A Step by Step How To for Extracting Twitter Messages from R

I recently started a small hobby project to analyse accident frequency on Singapore roads. I decided to extract this information from the Singapore Land Transport Authority twitter feed. (although I could have gotten data through the DataMall initiative by the Singapore Government using Python, this would be the subject of another how-to later  )

I thought I would share my experience and steps to do this and hopefully you will find this useful.

So what are we waiting for? Let’s begin!

Step 1: Download the twitteR package

We need to ensure that the latest twitteR package is installed on your R environment. Run the following command in R Studio

install.packages (twitteR)
This will download and install the twitteR and all required packages.

Step 2: Setup a Twitter App

We need to create a Twitter App so that we can access the Twitter platform through this web API. Before you can create a Twitter App, you need to create an account first. You can do so on the Twitter Apps page.

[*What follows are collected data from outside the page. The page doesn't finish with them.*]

template <int EPI, bool F16, int BN = 256, bool DEEP = false, int B2R = (BN == 256 ? 2 : 4)>
__global__ __launch_bounds__(256) void gemm_bf16_w4_kernel(GemmP p) {
  constexpr int BM = 256, NW = 4;
  constexpr int WN_ = BN == 256 ? 2 : 1, WM_ = NW / WN_;
  constexpr int TM = BM / WM_ / 16, TN = BN / WN_ / 16;
  static_assert(TM + TN == 16, "the fragment pipeline assumes 16 fragment loads per 32-deep K-step");
  constexpr int TILE_BYTES = (BM + BN) * 128;
  constexpr int NP = (BM + BN) / 32;
  constexpr int NB2 = B2R * TM;
  static_assert(!DEEP || (TM == 8 && TN == 8), "DEEP is laid out for the 2x2-wave form");
  constexpr int EARLY = NB2 / 4;
  constexpr int SPREAD = (TM * TN) / (NP - EARLY);
  extern __shared__ __attribute__((aligned(16))) char smem[];

  const int lane = threadIdx.x & 63;
  const int wave = __builtin_amdgcn_readfirstlane(threadIdx.x >> 6);
  const int wm = wave / WN_, wn = wave % WN_;
  constexpr bool RS = EPI == EPI_SILU || EPI == EPI_SILU_SAVE || EPI == EPI_ROPE;
  float* const rs_base = reinterpret_cast<float*>(smem + 2 * TILE_BYTES);
  int rs_sel = 0;
  constexpr bool PERS_OK = w4_pers_ok(EPI, DEEP);
  const bool pers = PERS_OK && p.pers_tiles > 0;
  const int total_tiles = pers ? p.pers_tiles : (int)gridDim.x;
  int vb = blockIdx.x;
  int tile_m, tile_n;
  block_to_tile(p, tile_m, tile_n, vb, total_tiles);
  int m0 = tile_m * BM, n0 = tile_n * BN;

  const int rl = lane >> 3;
  const int csw = (lane & 7) ^ (((wave & 1) * 4 + (rl >> 1)) & 7);
  const bf16_t* srcA = p.A + (long)(m0 + wave * 8 + rl) * p.lda + csw * 8;
  const bf16_t* srcW = p.W + (long)(n0 + wave * 8 + rl) * p.ldw + csw * 8;
  bool has_next = pers && vb + (int)gridDim.x < total_tiles;
  int nm0 = m0, nn0 = n0;
  const bf16_t* nxtA = srcA;
  const bf16_t* nxtW = srcW;
  auto locate_next = [&]() {
    if (has_next) {
      int tm, tn;
      block_to_tile(p, tm, tn, vb + (int)gridDim.x, total_tiles);
      nm0 = tm * BM;
      nn0 = tn * BN;
      nxtA = p.A + (long)(nm0 + wave * 8 + rl) * p.lda + csw * 8;
      nxtW = p.W + (long)(nn0 + wave * 8 + rl) * p.ldw + csw * 8;
    }
  };
  locate_next();
  const long stepA = 32 * p.lda, stepW = 32 * p.ldw;
  constexpr bool HASK2 = EPI == EPI_ROPE;
  const bf16_t* srcA2 = nullptr;
  const bf16_t* srcW2 = nullptr;
  long stepA2 = 0, stepW2 = 0;
  const int nt1 = p.K >> 6;
  int nt = nt1;
  auto locate_k2 = [&]() {
    if constexpr (HASK2) {
      if (p.K2 > 0) {
        srcA2 = p.A2 + (long)(m0 + wave * 8 + rl) * p.lda2 + csw * 8;
        srcW2 = p.W2 + (long)(n0 + wave * 8 + rl) * p.ldw2 + csw * 8;
      }
    }
  };
  if constexpr (HASK2) {
    if (p.K2 > 0) {
      stepA2 = 32 * p.lda2;
      stepW2 = 32 * p.ldw2;
      nt += p.K2 >> 6;
    }
  }
  locate_k2();

  struct Src {
    const bf16_t* a;
    const bf16_t* w;
    long sa, sw;
  };
  auto tsrc = [&](int t) -> Src {
    if constexpr (PERS_OK) {
      if (t >= nt && has_next) return Src{nxtA + (t - nt) * 64, nxtW + (t - nt) * 64, stepA, stepW};
    }
    t = min(t, nt - 1);
    if constexpr (HASK2) {
      if (t >= nt1) return Src{srcA2 + (t - nt1) * 64, srcW2 + (t - nt1) * 64, stepA2, stepW2};
    }
    return Src{srcA + t * 64, srcW + t * 64, stepA, stepW};
  };
  auto piece = [&](int buf, const Src& s, int r) {
    char* dst = smem + buf * TILE_BYTES + (r * NW + wave) * 1024;
    if (r < 8)
      glds16(s.a + r * s.sa, dst);
    else
      glds16(s.w + (r - 8) * s.sw, dst);
  };

  const int fsw = (lane >> 1) & 7;
  const int off0 = ((lane >> 4) ^ fsw) * 16;
  const int off1 = ((4 + (lane >> 4)) ^ fsw) * 16;
  const int xrow = (wm * TM * 16 + (lane & 15)) * 128;
  const int wrow = (BM + wn * TN * 16 + (lane & 15)) * 128;

  f32x4 acc[TN][TM];
#pragma unroll
  for (int i = 0; i < TN; ++i)
#pragma unroll
    for (int j = 0; j < TM; ++j) acc[i][j] = f32x4{0.f, 0.f, 0.f, 0.f};

  bf16x8 w0[TN], x0[TM], w1[TN], x1[TM];
  auto ldx = [&](const char* base, int off, int j) { return *reinterpret_cast<const bf16x8*>(base + xrow + j * 2048 + off); };
  auto ldw = [&](const char* base, int off, int i) { return *reinterpret_cast<const bf16x8*>(base + wrow + i * 2048 + off); };

  if constexpr (RS) {
    if (p.rs_part) rs_base[threadIdx.x] = row_rscale(p, m0 + threadIdx.x);
  }
  {
    const Src s0 = tsrc(0);
#pragma unroll
    for (int r = 0; r < NP; ++r) piece(0, s0, r);
  }
  __syncthreads();
  Src sn1 = tsrc(1);
  if constexpr (DEEP) {
#pragma unroll
    for (int r = 0; r < NP; ++r) piece(1, sn1, r);
  } else if (nt > 1) {
#pragma unroll
    for (int r = 0; r < EARLY; ++r) piece(1, sn1, r);
  }
#pragma unroll
  for (int j = 0; j < TM; ++j) x0[j] = ldx(smem, off0, j);
#pragma unroll
  for (int i = 0; i < TN; ++i) w0[i] = ldw(smem, off0, i);

  int cur = 0;
  auto ktile = [&](int t) {
    const char* base = smem + cur * TILE_BYTES;
    const char* nbase = smem + (cur ^ 1) * TILE_BYTES;
    Src sn2;
    int koff2 = 0;
    bool second2 = false, into_next2 = false;
#pragma unroll
    for (int i = 0; i < TN; ++i) {
#pragma unroll
      for (int j = 0; j < TM; ++j) {
        mfma_agpr<F16>(acc[i][j], w0[i], x0[j]);
        const int idx = i * TM + j;
        if (idx < 32 && (idx & 1) == 0) {
          const int f = idx >> 1;
          if (f < TM) x1[f] = ldx(base, off1, f);
          else w1[f - TM] = ldw(base, off1, f - TM);
        }
        if constexpr (DEEP) {
          if (idx == 0) {
            into_next2 = PERS_OK && has_next && t + 2 >= nt;
            const int tt = into_next2 ? t + 2 - nt : min(t + 2, nt - 1);
            second2 = HASK2 && !into_next2 && tt >= nt1;
            koff2 = (second2 ? tt - nt1 : tt) * 64;
          }
          if (idx == 3) sn2.a = (into_next2 ? nxtA : second2 ? srcA2 : srcA) + koff2;
          if (idx == 6) sn2.w = (into_next2 ? nxtW : second2 ? srcW2 : srcW) + koff2;
          if (idx == 9) {
            sn2.sa = second2 ? stepA2 : stepA;
            sn2.sw = second2 ? stepW2 : stepW;
          }
          if (idx == 39) asm volatile("s_waitcnt lgkmcnt(0)\n\ts_barrier" ::: "memory");
          if (idx >= 43 && (idx & 3) == 3) piece(cur, sn2, (idx - 43) / 4);
        } else {
          if (idx % SPREAD == SPREAD - 1 && EARLY + idx / SPREAD < NP) piece(cur ^ 1, sn1, EARLY + idx / SPREAD);
        }
      }
    }
#pragma unroll
    for (int i = 0; i < TN - B2R; ++i)
#pragma unroll
      for (int j = 0; j < TM; ++j) {
        mfma_agpr<F16>(acc[i][j], w1[i], x1[j]);
        const int idx = i * TM + j;
        if constexpr (DEEP) {
          if ((idx & 3) == 3 && 6 + idx / 4 < NP) piece(cur, sn2, 6 + idx / 4);
          continue;
        }
        if (idx == 0) {
          into_next2 = PERS_OK && has_next && t + 2 >= nt;
          const int tt = into_next2 ? t + 2 - nt : min(t + 2, nt - 1);
          second2 = HASK2 && !into_next2 && tt >= nt1;
          koff2 = (second2 ? tt - nt1 : tt) * 64;
        }
        if (idx == 3) sn2.a = (into_next2 ? nxtA : second2 ? srcA2 : srcA) + koff2;
        if (idx == 6) sn2.w = (into_next2 ? nxtW : second2 ? srcW2 : srcW) + koff2;
        if (idx == 9) {
          sn2.sa = second2 ? stepA2 : stepA;
          sn2.sw = second2 ? stepW2 : stepW;
        }
      }
    if (DEEP) asm volatile("s_waitcnt vmcnt(%0) lgkmcnt(0)\n\ts_barrier" ::"n"(NP) : "memory");
    else __syncthreads();
#pragma unroll
    for (int i = TN - B2R; i < TN; ++i) {
#pragma unroll
      for (int j = 0; j < TM; ++j) {
        mfma_agpr<F16>(acc[i][j], w1[i], x1[j]);
        const int idx = (i - (TN - B2R)) * TM + j;
        if (TM == TN && idx < TM) {
          x0[idx] = ldx(nbase, off0, idx);
          w0[idx] = ldw(nbase, off0, idx);
        }
        if (TM != TN && idx < 16) {
          if (idx < TM) x0[idx] = ldx(nbase, off0, idx);
          else w0[idx - TM] = ldw(nbase, off0, idx - TM);
        }
        if (!DEEP && (idx & 3) == 3 && (idx >> 2) < EARLY) piece(cur, sn2, idx >> 2);
      }
    }
    if (t == nt - 1) asm volatile("s_nop 15\n\ts_nop 15" ::: "memory");
    cur ^= 1;
    sn1 = sn2;
  };
  for (;;) {
    for (int t = 0; t < nt; ++t) ktile(t);
    asm volatile("s_nop 15\n\ts_nop 15" ::: "memory");
#pragma unroll
    for (int i = 0; i < TN; ++i)
#pragma unroll
      for (int j = 0; j < TM; ++j) asm volatile("" : "+a"(acc[i][j]));
    const int em0 = m0, en0 = n0;
    const bool cont = PERS_OK && has_next;
    if (cont) {
      vb += gridDim.x;
      if constexpr (RS) {
        if (p.rs_part) rs_base[(rs_sel ^ 1) * 256 + threadIdx.x] = row_rscale(p, nm0 + threadIdx.x);
      }
      m0 = nm0;
      n0 = nn0;
      srcA = nxtA;
      srcW = nxtW;
      locate_k2();
      has_next = vb + (int)gridDim.x < total_tiles;
      locate_next();
    }
    __builtin_amdgcn_sched_barrier(0);
    gemm_epilogue<TM, TN, EPI, true, F16>(p, acc, em0 + wm * TM * 16, en0 + wn * TN * 16, lane,
                                          (RS && p.rs_part) ? rs_base + rs_sel * 256 + wm * TM * 16 : nullptr);
    if (!cont) {
      if constexpr (DEEP) asm volatile("s_waitcnt vmcnt(0)" ::: "memory");
      break;
    }
    rs_sel ^= 1;
#pragma unroll
    for (int i = 0; i < TN; ++i)
#pragma unroll
      for (int j = 0; j < TM; ++j) {
        acc[i][j] = f32x4{0.f, 0.f, 0.f, 0.f};
        asm volatile("" : "+a"(acc[i][j]));
      }
    asm volatile("s_nop 7" ::: "memory");
  }
}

Once you are done, you can start by clicking on the Create New App button.

Twitter Application Management landing page
Twitter Application Management landing page

Proceed to enter the required mandatory fields as shown below.

Enter required mandatory fields
Enter required mandatory fields

The Website address can be a temporary one for now. However, ensure that the Callback URL is left blank for now.

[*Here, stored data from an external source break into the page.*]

__global__ __launch_bounds__(SUPER * CHUNK) void icp_prepare_k(IcpState *S, const float *__restrict__ init_T, float damp,
                                                              const float *__restrict__ tgt, const int32_t *__restrict__ d_nt,
                                                              float *__restrict__ boxes, float *__restrict__ sboxes,
                                                              LoopConst lc, LoopConst *__restrict__ lc_out, float *__restrict__ part0,
                                                              float *__restrict__ part1, int rows_written, int rows_read) {
    static_assert(SUPER * CHUNK == 1024, "one block per super-box");
    for (int q = rows_written * NACC + blockIdx.x * blockDim.x + threadIdx.x; q < rows_read * NACC; q += gridDim.x * blockDim.x) {
        part0[q] = 0.0f; part1[q] = 0.0f;
    }
    __shared__ float wb[16][6];
    if (blockIdx.x == 0 && threadIdx.x < sizeof(LoopConst) / 4) {
        int v = reinterpret_cast<const int *>(&lc)[threadIdx.x];
        if (threadIdx.x == offsetof(LoopConst, ns) / 4) v = *lc.d_ns;
        if (threadIdx.x == offsetof(LoopConst, nt) / 4) v = *lc.d_nt;
        if (threadIdx.x == offsetof(LoopConst, tile_points) / 4) {
            atomicAdd(&g_loop_counts[0], 1u);
            if (lc.grid_variant) atomicAdd(&g_loop_counts[1], 1u);
            if (lc.tile_points != 64) atomicAdd(&g_loop_counts[2], 1u);
        }
        reinterpret_cast<int *>(lc_out)[threadIdx.x] = v;
    }
    if (lc.cells) {
        const int n = *lc.d_ns;
        int32_t *pix = lc.cells + 2 * (size_t)lc.cells_stride;
        for (int i = blockIdx.x * blockDim.x + threadIdx.x; i < lc.cells_stride; i += gridDim.x * blockDim.x)
            pix[i] = (i < n && lc.hints.src_pix) ? lc.hints.src_pix[i] : 0;
    }
    if (blockIdx.x == 0) {
        __syncthreads();
        if (threadIdx.x == 0 && lc.hints.cam_pose && lc.hints.cam_K && lc.hints.ds > 0) {
            const float *T = lc.hints.cam_pose, *K = lc.hints.cam_K;
            const Cam c = make_cam(T, K);
            for (int q = 0; q < 9; ++q) lc_out->cam.R[q] = c.R[q];
            for (int q = 0; q < 3; ++q) lc_out->cam.T[q] = c.tinv[q];
            lc_out->cam.fx = K[0]; lc_out->cam.fy = K[5]; lc_out->cam.cx = K[2]; lc_out->cam.cy = K[6];
            lc_out->cam.ds = lc.hints.ds; lc_out->cam.Wd = lc.hints.grid_w; lc_out->cam.Hd = lc.hints.grid_h;
            const bool pinhole = K[1] == 0.0f && K[3] == 0.0f && K[4] == 0.0f && K[7] == 0.0f && K[8] == 0.0f && K[9] == 0.0f &&
                                 K[10] == 1.0f && K[11] == 0.0f && K[0] != 0.0f && K[5] != 0.0f;
            lc_out->cam_ok = pinhole ? 1 : 0;
        }
    }
    if (threadIdx.x == 0 && blockIdx.x == 0) {
        for (int i = 0; i < 16; ++i) {
            const float v = init_T ? init_T[i] : ((i % 5 == 0) ? 1.0f : 0.0f);
            S->T[i] = v; S->dT[i] = v;
        }
        for (int i = 0; i < 44; ++i) S->cur[i] = 0.0f;
        for (int i = 0; i < 6; ++i) S->xi[i] = 0.0f;
        S->damp = damp;
        S->p_cur = 1;
        S->b_cur = 1; S->b_first = 0;
        S->it = 0;
    }
    const int nt = *d_nt;
    const int j = blockIdx.x * (SUPER * CHUNK) + threadIdx.x;
    if (blockIdx.x * (SUPER * CHUNK) >= nt) return;
    float lo[3] = {INFINITY, INFINITY, INFINITY}, hi[3] = {-INFINITY, -INFINITY, -INFINITY};
    if (j < nt) {
        const f3 p = ld3(tgt, j);
        lo[0] = hi[0] = p.x; lo[1] = hi[1] = p.y; lo[2] = hi[2] = p.z;
    }
#pragma unroll
    for (int a = 0; a < 3; ++a) {
#pragma unroll
        for (int off = CHUNK / 2; off > 0; off >>= 1) {
            lo[a] = fminf(lo[a], __shfl_xor(lo[a], off, kWave));
            hi[a] = fmaxf(hi[a], __shfl_xor(hi[a], off, kWave));
        }
    }
    if ((threadIdx.x % CHUNK) == 0 && j < nt) {
        float *b = boxes + 6 * (int64_t)(j / CHUNK);
        b[0] = lo[0]; b[1] = lo[1]; b[2] = lo[2]; b[3] = hi[0]; b[4] = hi[1]; b[5] = hi[2];
    }
#pragma unroll
    for (int a = 0; a < 3; ++a) {
#pragma unroll
        for (int off = 32; off >= CHUNK; off >>= 1) {
            lo[a] = fminf(lo[a], __shfl_xor(lo[a], off, kWave));
            hi[a] = fmaxf(hi[a], __shfl_xor(hi[a], off, kWave));
        }
    }
    const int lane = threadIdx.x & 63, wave = threadIdx.x >> 6;
    if (lane == 0) { wb[wave][0] = lo[0]; wb[wave][1] = lo[1]; wb[wave][2] = lo[2]; wb[wave][3] = hi[0]; wb[wave][4] = hi[1]; wb[wave][5] = hi[2]; }
    __syncthreads();
    if (threadIdx.x < 6) {
        float v = wb[0][threadIdx.x];
        for (int w = 1; w < 16; ++w) v = threadIdx.x < 3 ? fminf(v, wb[w][threadIdx.x]) : fmaxf(v, wb[w][threadIdx.x]);
        sboxes[6 * (int64_t)blockIdx.x + threadIdx.x] = v;
    }
}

Acknowledge the developer agreement and click on the “Create your Twitter application” button. The following page will appear confirming that you have successfully create the web application.

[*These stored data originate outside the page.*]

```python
SIGNATURES = {
    "ppo_version": (_i, []),
    "ppo_last_error": (ctypes.c_char_p, []),
    "ppo_gae_scan_f32": (_i, [_vp, _vp, _vp, _vp, _i, _vp, _vp, _i, _i, _i64, _d, _d, _d, _i, _vp]),
    "ppo_bootstrapped_returns_f32": (_i, [_vp, _vp, _i, _vp, _vp, _d, _vp, _i, _i, _i64, _vp]),
    "ppo_conv3x3_forward_f32": (_i, [_vp, _i, _vp, _vp, _vp, _vp, _i, _i, _i, _i, _i, _vp]),
    "ppo_conv3x3_backward_data_f32": (_i, [_vp, _vp, _vp, _vp, _vp, _i, _i, _i, _i, _i, _vp]),
    "ppo_conv3x3_wgrad_workspace_bytes": (_sz, [_i, _i]),
    "ppo_conv3x3_backward_weight_f32": (_i, [_vp, _i, _vp, _vp, _vp, _vp, _sz, _i, _i, _i, _i, _i, _i, _vp]),
    "ppo_maxpool3x3s2_forward_f32": (_i, [_vp, _vp, _vp, _i, _i, _i, _i, _vp]),
    "ppo_maxpool3x3s2_backward_f32": (_i, [_vp, _vp, _vp, _i, _i, _i, _i, _vp]),
    "ppo_gemm_workspace_bytes": (_sz, [_i, _i, _i]),
    "ppo_gemm_f32": (_i, [_vp, _i64, _i64, _i, _vp, _i64, _i64, _i, _vp, _vp, _vp, _i64, _i, _i, _i, _vp, _sz, _vp]),
    "ppo_colsum_f32": (_i, [_vp, _i, _i, _i64, _vp, _i, _vp]),
    "ppo_heads_backward_f32": (_i, [_vp, _vp, _i, _vp, _vp, _vp, _vp, _vp, _vp, _i, _i, _i, _vp]),
    "ppo_dense_heads_forward_f32": (_i, [_vp, _i, _vp, _vp, _vp, _vp, _i, _vp, _vp, _i, _i, _i, _i, _vp, _sz, _vp]),
    "ppo_dense_heads_act_forward_f32": (_i, [_vp, _i, _vp, _vp, _vp, _vp, _i, _vp, _vp, _i, _i, _i, _i, _vp, _sz, _i, _f, _u64,
                                             _u64, _vp, _vp, _vp, _vp, _vp, _i, _vp]),
    "ppo_dense_heads_loss_forward_f32": (_i, [_vp, _i, _vp, _vp, _vp, _vp, _i, _vp, _vp, _i, _i, _i, _i, _vp, _sz, _i, _i, _vp, _vp, _vp,
                                              _vp, _vp, _f, _f, _f, _f, _vp, _vp, _vp, _vp]),
    "ppo_policy_act_f32": (_i, [_vp, _i, _i, _i, _f, _vp, _u64, _u64, _i, _vp, _vp, _vp, _vp, _vp, _i, _vp]),
    "ppo_gather_rows": (_i, [_vp, _i64, _i64, _vp, _i, _vp, _vp]),
    "ppo_moments_workspace_bytes": (_sz, []),
    "ppo_moments_f64": (_i, [_vp, _i64, _vp, _vp, _vp]),
    "ppo_normalize_f32": (_i, [_vp, _i64, _vp, _f, _vp, _vp, _vp]),
    "ppo_accumulate_f32": (_i, [_vp, _vp, _i64, _vp]),
    "ppo_mask_mul_f32": (_i, [_vp, _vp, _i64, _vp]),
    "ppo_tvf_returns_workspace_bytes": (_sz, [_i, _i, _i, _i, _i]),
    "ppo_tvf_returns_f32": (_i, [_vp, _vp, _vp, _i, _i, _i, _i, _i, _d, _vp, _vp, _vp, _i, _i, _vp, _vp, _vp, _vp, _vp,
                                 _vp, _sz, _vp, _vp]),
    "ppo_synth_env_create": (_vp, [_i, _i64, _u64, _d, _i64, _i]),
    "ppo_synth_env_destroy": (None, [_vp]),
    "ppo_synth_env_reset": (_i, [_vp, _vp]),
    "ppo_synth_env_step": (_i, [_vp, _vp, _vp, _vp, _vp, _vp, _vp, _vp]),
    "ppo_synth_env_step_upload": (_i, [_vp, _vp, _vp, _vp, _vp, _vp, _vp, _vp, _vp, _i, _vp]),
    "ppo_synth_env_get_state": (_i, [_vp, _vp, _vp, _vp]),
    "ppo_synth_env_set_state": (_i, [_vp, _vp, _vp, _vp, _vp]),
    "ppo_ppo_loss_f32": (_i, [_vp, _i, _i, _i, _i, _vp, _vp, _vp, _vp, _vp, _f, _f, _f, _f, _vp, _vp, _vp, _vp]),
    "ppo_conv3x3_pool_forward_f32": (_i, [_vp, _i, _vp, _vp, _vp, _vp, _i, _i, _i, _i, _i, _vp]),
    "ppo_conv3x3_packed_floats": (_sz, [_i, _i, _i]),
    "ppo_conv3x3_pack_weights_f32": (_i, [_vp, _i, _vp]),
    "ppo_conv3x3_forward_packed_f32": (_i, [_vp, _i, _vp, _vp, _vp, _vp, _i, _i, _i, _i, _i, _vp]),
    "ppo_conv3x3_backward_data_packed_f32": (_i, [_vp, _vp, _vp, _vp, _vp, _i, _i, _i, _i, _i, _vp]),
    "ppo_conv3x3_pool_forward_packed_f32": (_i, [_vp, _i, _vp, _vp, _vp, _vp, _i, _i, _i, _i, _i, _vp]),
    "ppo_conv3x3_pool_forward_packed_indexed_f32": (_i, [_vp, _vp, _i, _vp, _vp, _vp, _vp, _i, _i, _i, _i, _i, _vp]),
    "ppo_conv1_pool_form": (_i, [_i]),
    "ppo_conv3x3_block_supported": (_i, [_i, _i, _i]),
    "ppo_conv3x3_block_forward_packed_f32": (_i, [_vp, _vp, _vp, _vp, _vp, _vp, _i, _i, _i, _i, _vp]),
    "ppo_conv3x3_backward_weight_slabs_f32": (_i, [_vp, _i, _vp, _vp, _sz, _i, _i, _i, _i, _i, _vp, _vp]),
    "ppo_conv3x3_backward_weight_pooled_supported": (_i, [_i, _i, _i, _i]),
    "ppo_conv3x3_backward_weight_slabs_pooled_f32": (_i, [_vp, _i, _vp, _vp, _vp, _sz, _i, _i, _i, _i, _i, _vp, _vp]),
    "ppo_conv3x3_backward_weight_slabs_pooled_indexed_f32": (_i, [_vp, _vp, _i, _vp, _vp, _vp, _sz, _i, _i, _i, _i, _i, _vp, _vp]),
    "ppo_conv3x3_backward_weight_slabs_batch_f32": (_i, [_vp, _i, _vp, _vp, _sz, _i, _i, _i, _i, _i, _i, _vp, _vp]),
    "ppo_conv3x3_backward_weight_slabs_batch_mixed_f32": (_i, [_vp, _vp, _vp, _vp, _sz, _i, _i, _i, _i, _i, _i, _vp, _vp]),
    "ppo_conv3x3_backward_weight_bf16x3_supported": (_i, [_i, _i, _i, _i]),
    "ppo_conv3x3_backward_weight_slabs_batch_bf16x3": (_i, [_vp, _vp, _vp, _vp, _sz, _i, _i, _i, _i, _i, _i, _vp, _vp]),
    "ppo_conv3x3_wgrad_reduce_f32": (_i, [_vp, _i, _vp]),
    "ppo_tanh_forward_f32": (_i, [_vp, _vp, _sz, _vp]),
    "ppo_tanh_backward_f32": (_i, [_vp, _vp, _vp, _sz, _vp]),
    "ppo_value_loss_f32": (_i, [_vp, _i, _i, _i, _i, _vp, _f, _i, _i, _i, _vp, _vp, _f, _f, _vp, _vp, _vp, _f, _u64, _u64, _vp]),
    "ppo_distil_loss_f32": (_i, [_vp, _i, _i, _i, _i, _i, _i, _i, _vp, _vp, _vp, _vp, _f, _f, _vp, _vp, _vp, _vp]),
    "ppo_gaussian_act_f32": (_i, [_vp, _i, _i, _i, _vp, _vp, _u64, _u64, _i, _vp, _vp, _vp, _vp, _i, _vp]),
    "ppo_gaussian_loss_f32": (_i, [_vp, _i, _i, _i, _i, _vp, _vp, _vp, _vp, _vp, _f, _f, _f, _vp, _vp, _vp, _vp, _vp]),
    "ppo_impala_stack_tail_supported": (_i, [_i, _i, _i]),
    "ppo_impala_stack_tail_forward_f32": (_i, [_vp, _vp, _vp, _vp, _vp, _vp, _vp, _i, _i, _i, _i, _vp]),
    "ppo_impala_stack_full_supported": (_i, [_i, _i, _i]),
    "ppo_impala_stack_full_backward_f32": (_i, [_vp] * 10 + [_i, _i, _i, _i, _vp]),
    "ppo_impala_stack_chain_forward_f32": (_i, [_vp] * 15 + [_i, _i, _i, _i, _vp]),
# ... 136 lines not shown
```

Successfully created a Twitter web application
Successfully created a Twitter web application

Click on the Keys and Access Token tab to view the Consumer Key and Consumer Secret keys.

View keys and access tokens
View keys and access tokens

At this point, you have not created your Access Token yet. Hence click on “Create my access token” button to do so.

Create access token
Create access token

Your access tokens will be generated and displayed on the refreshed page.

Access token generated
Access token generated

Click on the Application Management icon above and you will see your new application created as shown below.

Twitter application successfully created
Twitter application successfully created

Step 3: Create R code to Access Twitter Feeds

Go back to RStudio and enter the following R code:

#install the necessary packages
library(twitteR)

#necessary file for Windows
#download.file(url="http://curl.haxx.se/ca/cacert.pem", destfile="cacert.pem")

#to get your consumerKey and consumerSecret see the twitteR documentation for instructions
consumer_key <- 'your consumer key'
consumer_secret <- 'your consumer secret key'
access_token access_secret <- 'your access secret’

setup_twitter_oauth(consumer_key, consumer_secret, access_token, access_secret)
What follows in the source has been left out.